WorkBench Model • Automatically identify chip type by specific marker presence • Parse and filter appropriate annotation file to produce a smaller version of annotations, called idx file. • Store all annotations in Map from marker ID to annotation line. • For future accesses, skip filtering step 2.
Issues • A lot of hardcoded values in parser. Chip names, annotation names, etc. (100, 147, 393) • Hardcoded list of included annotations. (393) • Chip type map fragile – dependent on specific markers being present. • Annotations stored in memory in an unparsed state. Forces annotation line to be parsed for every element access. (368, 511) • All included annotations stored in memory. (42) • Would benefit from a Singleton pattern, could then avoid file access in static constructor, methods wouldn’t be static, etc. • Includes GUI elements, causing difficulty with test cases and programmatic usage (108).
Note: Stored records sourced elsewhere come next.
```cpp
extern "C" size_t mcg_conv3x3_wino_x3_weight_bytes(int Cin, int Cout, int g) {
  return (Cin > 0 && Cout > 0 && Cin % 32 == 0 && Cout % wnx::UNT == 0 && (g == 2 || g == 4)) ? wino_x3_weight_bytes(Cin, Cout, g) : 0;
}
extern "C" int mcg_conv3x3_wino_x3(mcg_stream s, const float* x, const void* u, const float* bias, float* y, int frames, int H, int W,
                                   int Cin, int Cout, int relu, int tile, float wscale, int g) {
  MCG_CHECK_ARG(x && u && y, "mcg_conv3x3_wino_x3: null pointer");
  MCG_CHECK_ARG(tile >= 0 && tile <= 4, "mcg_conv3x3_wino_x3: tile must be 0 (by grid size) .. 4");
  if (!wino_x3_applicable(frames, H, W, Cin, Cout, g)) {
    mcg_set_error("mcg_conv3x3_wino_x3: unsupported shape (frames=%d %dx%d, %d -> %d channels, F(%d,3)): Cin %% 32, Cout %% 128, W <= 62 (F(4,3): W %% 4 == 0, W >= 16), a tile's window within its buffer", frames, H, W, Cin, Cout, g);
    return MCG_ERR_UNSUPPORTED;
  }
  WinoParams wp;
  memset(&wp, 0, sizeof(wp));
// ... 236 lines not shown
```

mcgaze_amd/engine.py:

```python
import ctypes as C
import os

import numpy as np
import torch

from . import lib as L
from .packing import PackedWeights

_TORCH_DT = {'bf16': torch.bfloat16, 'f16': torch.float16, 'fp16': torch.float16, 'fp32': torch.float32, 'f32': torch.float32, 'f16x3': torch.float32, 'bf16x3': torch.float32}
_CODE = {'bf16': L.MCG_BF16, 'f16': L.MCG_F16, 'fp16': L.MCG_F16, 'fp32': L.MCG_F32, 'f32': L.MCG_F32, 'f16x3': L.MCG_F16X3,
         'bf16x3': L.MCG_F16X3}


def _code(dtype):
    return L.MCG_BF16 if dtype == torch.bfloat16 else (L.MCG_F16 if dtype == torch.float16 else L.MCG_F32)


def _ptr(t):
    return C.c_void_p(t.data_ptr()) if t is not None else C.c_void_p(0)


def _stream(device=None):
    return C.c_void_p(torch.cuda.current_stream(device).cuda_stream)

# ... 107 lines not shown

def conv3x3_wino(x, w, bias=None, relu=False, tile=0, g=2):
    _require_gpu()
    lib = L.load()
    from .packing import pow2_prescale, wino_pack
    N, H, W, Cin = x.shape
    Cout = w.shape[0]
    ws, wscale = pow2_prescale(w.cpu())
    u = wino_pack(ws, g=g).to(x.device)
    assert u.numel() * 2 == lib.mcg_conv3x3_wino_x3_weight_bytes(Cin, Cout, g), (u.numel(), Cin, Cout)
    y = torch.empty(N, H, W, Cout, dtype=torch.float32, device=x.device)
    L.check(lib.mcg_conv3x3_wino_x3(_stream(), _ptr(x.contiguous()), _ptr(u), _ptr(bias), _ptr(y), N, H, W, Cin, Cout, int(relu), tile, wscale, g), 'mcg_conv3x3_wino_x3')
    return y


def bottleneck_x3(x, src2, wstream, bias, cn, nsrc, trace=None):
    _require_gpu()
    lib = L.load()
    N, H, W, cm = x.shape
    y = torch.empty(N, H, W, 4 * cm, dtype=torch.float32, device=x.device)
    z = torch.empty(N, H, W, cn, dtype=torch.float32, device=x.device) if cn else None
    L.check(lib.mcg_bottleneck_x3(_stream(), _ptr(x.contiguous()), _ptr(src2.contiguous()), _ptr(wstream), _ptr(bias), _ptr(y), _ptr(z),
                                  N, H, W, cm, nsrc, cn, _ptr(trace)), 'mcg_bottleneck_x3')
    return y, z


def stem(img, w_stem, bias, dtype, flags=0, split=False):
    _require_gpu()
    lib = L.load()
    N, _, H, W = img.shape
    code = L.MCG_F16X3 if split else _code(dtype)
    ws = _ws(lib.mcg_stem_workspace_bytes(code, N, H, W), img.device)
    y = torch.empty(N, H // 4, W // 4, 64, dtype=dtype, device=img.device)
    L.check(lib.mcg_stem_forward(_stream(), code, _ptr(img.contiguous()), _ptr(w_stem), _ptr(bias), _ptr(y), N, H, W,
                                 _ptr(ws), ws.numel(), flags), 'mcg_stem_forward')
    return y
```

Proposed fixes • Determine and specify relationship between Microarray data objects and Annotation information. What will be the impact if annotations not available? • User requested annotation loading – separate step. • Allow for multiple annotation formats, support non-Affymetrix and custom. • Do not create custom index file. • Allow user specified filtering of annotations. • Explore open source disk based indexes and databases. For example, Berkley DB, hsqldb. • Proper MVC structure, AnnotationParser class simply for loading and parsing data, does not cause GUI events. (Although this can be said of many Data classes, see CSExprMicroarraySet.java:125).